The past, therefore, becomes a powerful force, sometimes even more so than Peru's interest in inserting itself into the global economy, an interest that dates from the middle of the nineteenth century when nitrates and guano began to be exported. While many Peruvians, especially members of the civilista political party, were interested in commerce, industrialization, and exportation, others turned their attention back to the moment when Peru first had contact with Spain4. True to Manuel González Prada's call to social science (reproduced as the epigraph for this article), Peruvians who still felt the enduring heartbeat of pre-Hispanic modes of being, or those who felt conflicted about the nature of post-Conquest mestizaje, looked for historical documentation to validate those feelings.

A favorite object of attention from the colonial period was the writings of the Inca Garcilaso de la Vega (1539-1616).

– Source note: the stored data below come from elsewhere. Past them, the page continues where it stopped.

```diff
-    const int quarter = e & 3;
-    constexpr int CH = BN / CW / (EPI_WARPS / 4);
-    const int chunk0 = (e >> 2) * CH;
+    const int rg = e % RG;
+    const int chunk0 = (e / RG) * CH;
+    float* const group = acc_tile + rg * 32 * ACC_LD;
     uint32_t acc_phase = 0;
     for (int tile = blockIdx.x; tile < num_tiles; tile += gridDim.x) {
       const int mt = tile / num_nt, nt = tile % num_nt;
-      mbar_wait(tfull_bar, acc_phase);
-      const int row0 = mt * BM + quarter * 32;
-      uint32_t* stg = reinterpret_cast<uint32_t*>(smem + OFF_STG) + e * STG_WORDS;
-      const float* arow = acc_tile + (quarter * 32 + lane) * ACC_LD;
 #pragma unroll 1
-      for (int chunk = chunk0; chunk < chunk0 + CH; ++chunk) {
-        float v[CW];
-        acc_row_ld<CW>(arow + chunk * CW, v);
-        epilogue_chunk(epi, M, N, row0, nt * BN + chunk * CW, lane, v, stg);
+      for (int h = 0; h < BM / C::HAND_M; ++h) {
+        mbar_wait(tfull_bar, acc_phase);
+        const int row0 = mt * BM + h * C::HAND_M + rg * 32;
+#pragma unroll 1
+        for (int chunk = chunk0; chunk < chunk0 + CH; ++chunk) {
+          float v[CW];
+          acc_row_ld<CW>(group + lane * ACC_LD + chunk * CW, v);
+          epilogue_chunk(epi, M, N, row0, nt * BN + chunk * CW, lane, v, group + chunk * CW);
+        }
+        mbar_arrive(tempty_bar);
+        acc_phase ^= 1u;
       }
-      mbar_arrive(tempty_bar);
-      acc_phase ^= 1u;
     }
   }
 }
@@ -524,18 +594,26 @@
 
 namespace {
 
-template <int NPROD>
-cudaError_t launch_tc(const GemmProblem& p, const CUtensorMap& tmX, const CUtensorMap& tmW, int num_mt, int num_sms,
-                      cudaStream_t stream) {
+template <int NPROD, bool HALVES>
+cudaError_t launch_tc_layout(const GemmProblem& p, const CUtensorMap& tmX, const CUtensorMap& tmW, int num_mt,
+                             int num_sms, cudaStream_t stream) {
+  constexpr int smem = Cfg<NPROD, HALVES>::SMEM_BYTES;
   static DeviceOnce attr;
   cudaError_t e = once_per_device(attr, [&] {
-    return cudaFuncSetAttribute(gemm_split3_tc_kernel<NPROD>, cudaFuncAttributeMaxDynamicSharedMemorySize, SMEM_BYTES);
+    return cudaFuncSetAttribute(gemm_split3_tc_kernel<NPROD, HALVES>, cudaFuncAttributeMaxDynamicSharedMemorySize, smem);
   });
   if (e != cudaSuccess) return e;
   const int num_tiles = num_mt * (p.N / BN);
   const int grid = num_tiles < num_sms ? num_tiles : num_sms;
-  gemm_split3_tc_kernel<NPROD><<<grid, THREADS, SMEM_BYTES, stream>>>(tmX, tmW, p.M, p.N, p.Kpad, p.fp16, p.epi);
+  gemm_split3_tc_kernel<NPROD, HALVES><<<grid, THREADS, smem, stream>>>(tmX, tmW, p.M, p.N, p.Kpad, p.fp16, p.epi);
   return cudaGetLastError();
+}
+
+template <int NPROD>
+cudaError_t launch_tc(const GemmProblem& p, const CUtensorMap& tmX, const CUtensorMap& tmW, int num_mt, int num_sms,
+                      cudaStream_t stream) {
+  return p.Kpad / BK >= HALVES_MIN_KB ? launch_tc_layout<NPROD, true>(p, tmX, tmW, num_mt, num_sms, stream)
+                                      : launch_tc_layout<NPROD, false>(p, tmX, tmW, num_mt, num_sms, stream);
 }
 
 }
```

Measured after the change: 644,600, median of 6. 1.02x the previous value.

The Incas were cultural and political elites who ruled over less powerful ethnic nations. Garcilaso's mother was a ñusta, or Incan princess, and his father, whose name he took later in life, was a conquistador who joined Pedro de Alvarado and his group of marauding adventurers as they participated in the conquests of Mexico, Guatemala, and finally Peru. From the early seventeenth century onward, Garcilaso's bicultural roots and mixed-heritage understanding of Peru served as an archetypical model, or as a cultural resource, for subsequent intellectuals looking to put facts to their intuitions about the nation. Garcilaso was uniquely suited to represent a heterogeneous nation because, as intellectual historian Antonio Cornejo Polar points out, «Garcilaso speaks sometimes as a faithful servant of Your Majesty, sometimes as a mestizo who is doubly noble, sometimes simply as a mestizo, sometimes as an Inca, and other times as an Indian» (1994, 94). Thus post-Independence thinkers of various stripes could find something in Garcilaso that spoke uniquely to them. This was true even though he represented the imperial Incan view, not the views of innumerable ethnic nations that inhabited the Andes.

Garcilaso's 1609 Royal Commentaries serve not only as a springboard for the social imaginary, but also as a window into a lost world of pre-Hispanic people and history. One Peruvian critic has described him as a kind of lighthouse to guide lost cultural ships back to a national port in reconstruction5. By turning to the Royal Commentaries for inspiration -as had Túpac Amaru in his famous 1780 rebellion, and as had the Congress of Tucumán of the United Provinces of Río de la Plata in 1816- late nineteenth century sociologists and their successors found in Garcilaso's most famous work the raw data necessary to understand the nation as a cultural entity6. The Commentaries -which had finally come into print again in the early 1800s- also provided a yardstick to evaluate possible interactions between what the English sociologist Anthony Smith has called «the primordial nation» and what we understand to be the modern state (1988, 7-13)7.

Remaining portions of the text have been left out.